[Data Boundary: Start]

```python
BUTD_PARAM_FIELDS = (
    "embed_weight",
    "td_w_ih", "td_w_hh", "td_b_ih", "td_b_hh",
    "lm_w_ih", "lm_w_hh", "lm_b_ih", "lm_b_hh",
    "enc_att_v", "enc_att_g", "enc_att_b",
    "dec_att_v", "dec_att_g", "dec_att_b",
    "affine_v", "affine_g", "affine_b",
# ... 220 lines not shown
        "icz_prof_stream_rate": (C.c_int, [vp, C.c_size_t, i32, vp, C.POINTER(C.c_double)]),
        "icz_adam_clamp_multi": (C.c_int, [i32, C.POINTER(vp), C.POINTER(vp), C.POINTER(vp), C.POINTER(vp), C.POINTER(i64), f32, f32, i32, vp]),
        "icz_gemm_f32": (C.c_int, [i32, vp, i32, vp, i32, vp, vp, i32, i32, i32, i32, i32, vp, C.c_size_t, vp]),
        "icz_gemm_f32_seg": (C.c_int, [i32, i32, vp, vp, vp, vp, vp, vp, vp, i32, i32, i32, i32, i32, vp, vp, C.c_size_t, C.POINTER(i32), vp]),
        "icz_gemm_resident_pair": (C.c_int, [i32, vp, vp, vp, vp, vp, i32, i32, vp, C.c_size_t, C.POINTER(i32)] * 2 + [vp, vp]),
        "icz_gemm_workspace_floats": (C.c_size_t, [i32, i32]),
        "icz_gemm_set_big_cfg": (C.c_int, [i32]),
        "icz_gemm_big_cfg_for": (C.c_int, [i32, i32, i32, i32, i32]),
        "icz_gemm_tn_grouped": (C.c_int, [vp, i32, i32, i32, i32, vp, vp, vp, vp, vp, vp, vp]),
        "icz_gemm_tn_split_pick": (C.c_int, [i32, i32, i32]),
        "icz_gemm_tn_split": (C.c_int, [vp, i32, i32, vp, i32, i32, i32, vp, i32, vp, C.c_size_t, vp, vp]),
        "icz_gemm_route_for": (C.c_int, [i32, i32, i32, i32, vp, i32]),
        "icz_gemm_split_for": (C.c_int, [i32, i32, i32, i32, vp, C.c_size_t]),
        "icz_gemm_tn_grouped_fits": (C.c_int, [i32, i32, i32, vp]),
        "icz_test_side_branch": (C.c_int, [i32, i32, vp, vp]),
        "icz_test_embed_grad": (C.c_int, [vp, i32, vp, i32, i64, vp, f32, i32, vp, i32, i32, vp, i32, vp]),
        "icz_embed_grad_route_for": (C.c_int, [i32, i32, C.POINTER(C.c_size_t)]),
        "icz_test_weight_norm": (C.c_int, [i32, i32, vp, vp, vp, vp, vp, vp, vp]),
        "icz_test_weight_norm_bwd": (C.c_int, [i32, i32, vp, vp, vp, vp, vp, vp, vp, vp, vp, vp]),
        "icz_test_transpose": (C.c_int, [i32, vp, vp, vp, vp, vp, vp]),
        "icz_test_colsum": (C.c_int, [i32, i32, vp, vp, vp, vp, vp, vp, vp]),
        "icz_test_timesum": (C.c_int, [vp, i32, i64, vp, vp]),
        "icz_test_rowgroup_sum": (C.c_int, [vp, i32, i32, i64, vp, vp]),
        "icz_beam_rowtopk_route_for": (C.c_int, [i32, i32, i32]),
        "icz_test_beam_rowtopk": (C.c_int, [i32, vp, i32, i32, i32, i32, i32, vp, vp, i32, vp, i32, i32, i32, vp, vp, vp]),
        "icz_test_beam_step": (C.c_int, [i32, C.POINTER(BeamStepState), i32, i32, i32, i32, i32, i32, i32, i32, i32, f32, vp]),
        "icz_test_beam_finalize": (C.c_int, [i32, i32, i32, i32, i32, i32, i32, f32, i32] + [vp] * 15),
    }
    for name, (res, args) in sig.items():
        try:
            fn = getattr(L, name)
        except AttributeError as e:
            raise IczError("libicz.so lacks symbol %s (stale build?)" % name) from e
        fn.restype, fn.argtypes = res, args
    _lib = L
    return L


def check(status):
    if status != 0:
        raise IczError("libicz status %d: %s" % (status, lib().icz_last_error().decode()))


def ptr(t):
    return None if t is None else C.c_void_p(t.data_ptr())

# ... 5 lines not shown
```

simpleimagecaptionzoo_amd/butd.py:

```python
import ctypes as C

import torch

from . import _lib
from ._lib import BUTD_PARAM_KEYS, ButdDims, ButdParams, Rng, check, lib, ptr, stream_ptr
from .handle import GraphDecoderHandle
from .regions import RegionSets


def make_rng(seed=0, uniforms=None, emb_mask=None, att_mask=None, out_mask=None):
    r = Rng()
    r.seed = int(seed) & 0xFFFFFFFFFFFFFFFF
    keep = []
    for name, t, dt in (("uniforms", uniforms, torch.float32), ("emb_mask", emb_mask, torch.uint8),
                        ("att_mask", att_mask, torch.uint8), ("out_mask", out_mask, torch.uint8)):
        if t is not None:
            if t.dtype != dt or not t.is_cuda or not t.is_contiguous():
                raise _lib.IczError("%s must be a contiguous %s CUDA tensor" % (name, dt))
            setattr(r, name, t.data_ptr())
            keep.append(t)
    r._keep = keep
    return r


# ... 158 lines not shown
    check(lib().icz_test_weight_norm_bwd(int(multi), len(jobs), _ptrs(c[0]), _i32s(c[1]), _ptrs(c[2]), _ptrs(c[3]), _ptrs(c[4]), _ptrs(c[5]),
                                         _ptrs(c[6]), _i32s(c[7]), _i32s(c[8]), stream_ptr()))


def transpose_multi(jobs):
    c = list(zip(*jobs)) if jobs else [()] * 5
    check(lib().icz_test_transpose(len(jobs), _ptrs(c[0]), _i32s(c[1]), _i32s(c[2]), _i32s(c[3]), _ptrs(c[4]), stream_ptr()))


def colsum(jobs, multi=True):
    c = list(zip(*jobs)) if jobs else [()] * 6
    check(lib().icz_test_colsum(int(multi), len(jobs), _ptrs(c[0]), _i32s(c[1]), _i32s(c[2]), _i32s(c[3]), _ptrs(c[4]), _ptrs(c[5]),
                                stream_ptr()))


def timesum(X, T, BN, out):
    check(lib().icz_test_timesum(ptr(X), int(T), int(BN), ptr(out), stream_ptr()))


def rowgroup_sum(X, n_img, G, N, out):
    check(lib().icz_test_rowgroup_sum(ptr(X), int(n_img), int(G), int(N), ptr(out), stream_ptr()))


def adam_clamp_step(p, g, m, v, n, lr, clip, step):
    check(lib().icz_adam_clamp_step(ptr(p), ptr(g), ptr(m), ptr(v), int(n), float(lr), float(clip), int(step), stream_ptr()))


def adam_clamp_multi(tensors, lr, clip, step):
    c = list(zip(*tensors)) if tensors else [()] * 5
    numel = (C.c_int64 * len(tensors))(*[int(n) for n in c[4]])
    check(lib().icz_adam_clamp_multi(len(tensors), _ptrs(c[0]), _ptrs(c[1]), _ptrs(c[2]), _ptrs(c[3]), numel, float(lr), float(clip), int(step),
                                     stream_ptr()))


def gemm_resident_pair(As_a, Bs_a, As_b, Bs_b, slabs_a=None, slabs_b=None, live=None):
    ta, tb = _seg_tables("nt", As_a, Bs_a), _seg_tables("nt", As_b, Bs_b)
    bufs = []
    for (n, _, _, _, _, kk, M, N), buf, As in ((ta, slabs_a, As_a), (tb, slabs_b, As_b)):
        if M is None:
            raise _lib.IczError("gemm_resident_pair: a problem without segments")
        if buf is None:
            buf = torch.empty(max(sum(kk) // 256, 1) * M * N, device=As[0].device, dtype=torch.float32)
        bufs.append(buf)
    na, nb = C.c_int32(0), C.c_int32(0)
    args = []
    for (n, ap, lda, bp, ldb, kk, M, N), buf, used in ((ta, bufs[0], na), (tb, bufs[1], nb)):
# ... 61 lines not shown
```

simpleimagecaptionzoo_amd/csrc/butd.hip:

```cpp
#include <vector>

#include "butd_impl.h"

namespace icz {

int Butd::init(const icz_butd_dims& d, int r_max) {
    dims = d;
    ICZ_REQUIRE(d.R > 0 && d.R <= r_max, "butd: R=%d must be in 1..%d (36 boxes / 49 grid cells; icz_butd_create_regions: adaptive sets, up to %d)",
                d.R, r_max, ATT_MAX_R);
    cur_R = d.R;
    ICZ_REQUIRE(d.D % 4 == 0 && d.H % 4 == 0 && d.E % 4 == 0 && d.A % 4 == 0, "butd: D,H,E,A must be multiples of 4");
    ICZ_REQUIRE(d.V > 3 && d.max_rows > 0 && d.max_len > 0, "butd: bad V/max_rows/max_len");
    const size_t rows = d.max_rows, H = d.H, D = d.D, E = d.E, A = d.A, V = d.V, R = d.R;
    ICZ_TRY(alloc((void**)&w_enc, sizeof(float) * A * D));
    ICZ_TRY(alloc((void**)&w_dec, sizeof(float) * A * H));
    ICZ_TRY(alloc((void**)&w_aff, sizeof(float) * A));
    const size_t Vp = pad_vocab(d.V);
    ICZ_TRY(alloc((void**)&w_pred, sizeof(float) * Vp * H));
    ICZ_TRY(alloc((void**)&n_enc, sizeof(float) * A));
    ICZ_TRY(alloc((void**)&n_dec, sizeof(float) * A));
    ICZ_TRY(alloc((void**)&n_aff, sizeof(float) * 4));
    ICZ_TRY(alloc((void**)&n_pred, sizeof(float) * V));
    ICZ_TRY(alloc((void**)&mean, sizeof(float) * rows * D));
    ICZ_TRY(alloc((void**)&premean, sizeof(float) * rows * 4 * H));
// ... 6 lines not shown
    }
    ICZ_TRY(alloc((void**)&emb, sizeof(float) * rows * E));
    ICZ_TRY(alloc((void**)&ctx, sizeof(float) * rows * D));
    ICZ_TRY(alloc((void**)&scores, sizeof(float) * rows * R));
    ICZ_TRY(alloc((void**)&alpha, sizeof(float) * rows * R));
    ICZ_TRY(alloc((void**)&h2drop, sizeof(float) * rows * H));
    ICZ_TRY(alloc((void**)&logits, sizeof(float) * rows * Vp));
    ICZ_TRY(alloc((void**)&amax_val, sizeof(float) * rows * ARGMAX_PARTS));
    ICZ_TRY(alloc((void**)&amax_idx, sizeof(int) * rows * ARGMAX_PARTS));
    ICZ_TRY(alloc((void**)&it, sizeof(int64_t) * rows));
    ICZ_TRY(alloc_scalars(mem));
    size_t nmax = 4 * H;
    if (A > nmax) nmax = A;
    if (V > nmax) nmax = V;
    ws_floats = (size_t)TARGET_WGS * 4096 * 2 + rows * nmax;
    {
        const size_t kmax = 2 * H + (E > D ? E : D), r128 = rows < 128 ? rows : 128;
        const size_t need = (kmax / 256 + 1) * r128 * 4 * H;
        if (need > ws_floats) ws_floats = need;
    }
    ICZ_TRY(alloc((void**)&ws, sizeof(float) * ws_floats));
    ICZ_TRY(mem.synced());
    if (const char* e = getenv("ICZ_EARLY_OUT")) early_out = atoi(e) != 0;
    if (const char* e = getenv("ICZ_MERGE_SMALL")) { const int n = atoi(e); if (n >= 0 && n <= 32) merge_small = n; }
    return ICZ_OK;
}

int Butd::refresh(hipStream_t st) {
    ICZ_REQUIRE(bound, "butd: parameters not bound");
    const int A = dims.A, D = dims.D, H = dims.H, V = dims.V;
    WeightNormTable wt = {};
    int nb = 0;
    auto add = [&](const float* v, const float* g, float* w, float* norm, int rows, int cols) {
        wt.j[wt.count++] = {v, g, w, norm, rows, cols, nb};
        nb += cdiv(rows, 4);
    };
    add(P.enc_att_v, P.enc_att_g, w_enc, n_enc, A, D);
    add(P.dec_att_v, P.dec_att_g, w_dec, n_dec, A, H);
    add(P.affine_v, P.affine_g, w_aff, n_aff, 1, A);
    add(P.predict_v, P.predict_g, w_pred, n_pred, V, H);
    hipLaunchKernelGGL(weight_norm_multi_kernel, dim3(nb), dim3(256), 0, st, wt);
    ICZ_CHECK_HIP(hipGetLastError());
    fresh = true;
    wt_fresh = false;
    return ICZ_OK;
}
// ... 214 lines not shown
}

int icz_butd_bind_params(icz_butd_t* h, const icz_butd_params* p) {
    ICZ_REQUIRE(h && p, "icz_butd_bind_params: null argument");
    ICZ_TRY(check_param_table("icz_butd_bind_params", p, sizeof(*p), (1u << 16) | (1u << 17)));
    Butd* b = reinterpret_cast<Butd*>(h);
    if (b->bound && memcmp(&b->P, p, sizeof(*p)) != 0) {
        ICZ_CHECK_HIP(hipDeviceSynchronize());
        b->gc.clear();
    }
    b->P = *p;
    b->bound = true;
    b->fresh = false;
    return ICZ_OK;
}

int icz_butd_set_option(icz_butd_t* h, const char* name, int32_t value) {
    ICZ_REQUIRE(h && name, "icz_butd_set_option: null argument");
    Butd* b = reinterpret_cast<Butd*>(h);
    if (strcmp(name, "graphs") == 0) { b->use_graphs = value != 0; return ICZ_OK; }
    if (strcmp(name, "concurrent") == 0) { b->concurrent = value != 0; return ICZ_OK; }
    if (strcmp(name, "early_out") == 0) { b->early_out = value != 0; return ICZ_OK; }
    if (strcmp(name, "small_nt") == 0) { b->small_nt = value != 0; return ICZ_OK; }
    if (strcmp(name, "group_att") == 0) { b->group_att = value != 0; return ICZ_OK; }
    if (strcmp(name, "merge_small") == 0) {
        ICZ_REQUIRE(value >= 0 && value <= 32, "icz_butd_set_option: merge_small %d outside 0..32", value);
        b->merge_small = value;
        return ICZ_OK;
    }
    set_error("icz_butd_set_option: unknown option '%s'", name);
    return ICZ_ERR_INVALID;
}

int icz_butd_set_mask_sum_global(icz_butd_t* h, const float* mask_sum_global_dev, void* stream) {
    return set_norm_global("icz_butd_set_mask_sum_global", reinterpret_cast<Butd*>(h), mask_sum_global_dev, stream);
}

int icz_butd_set_grad_callback(icz_butd_t* h, icz_grad_ready_cb cb, void* user) {
    ICZ_REQUIRE(h, "null handle");
    Butd* b = reinterpret_cast<Butd*>(h);
    b->grad_cb = cb; b->grad_cb_user = user;
    return ICZ_OK;
}

int icz_butd_refresh_weights(icz_butd_t* h, void* stream) {
    ICZ_REQUIRE(h, "null handle");
// ... 47 lines not shown
```

simpleimagecaptionzoo_amd/csrc/butd_impl.h:

```cpp
#pragma once
#include <vector>
#include <stdint.h>

#include "decoder_core.h"

namespace icz {
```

[Data Boundary: End]

-- Directions --
Check every line of the records above for the string "char". Copy those that hold it.

-- Answer below --
    if (const char* e = getenv("ICZ_EARLY_OUT")) early_out = atoi(e) != 0;
    if (const char* e = getenv("ICZ_MERGE_SMALL")) { const int n = atoi(e); if (n >= 0 && n <= 32) merge_small = n; }
int icz_butd_set_option(icz_butd_t* h, const char* name, int32_t value) {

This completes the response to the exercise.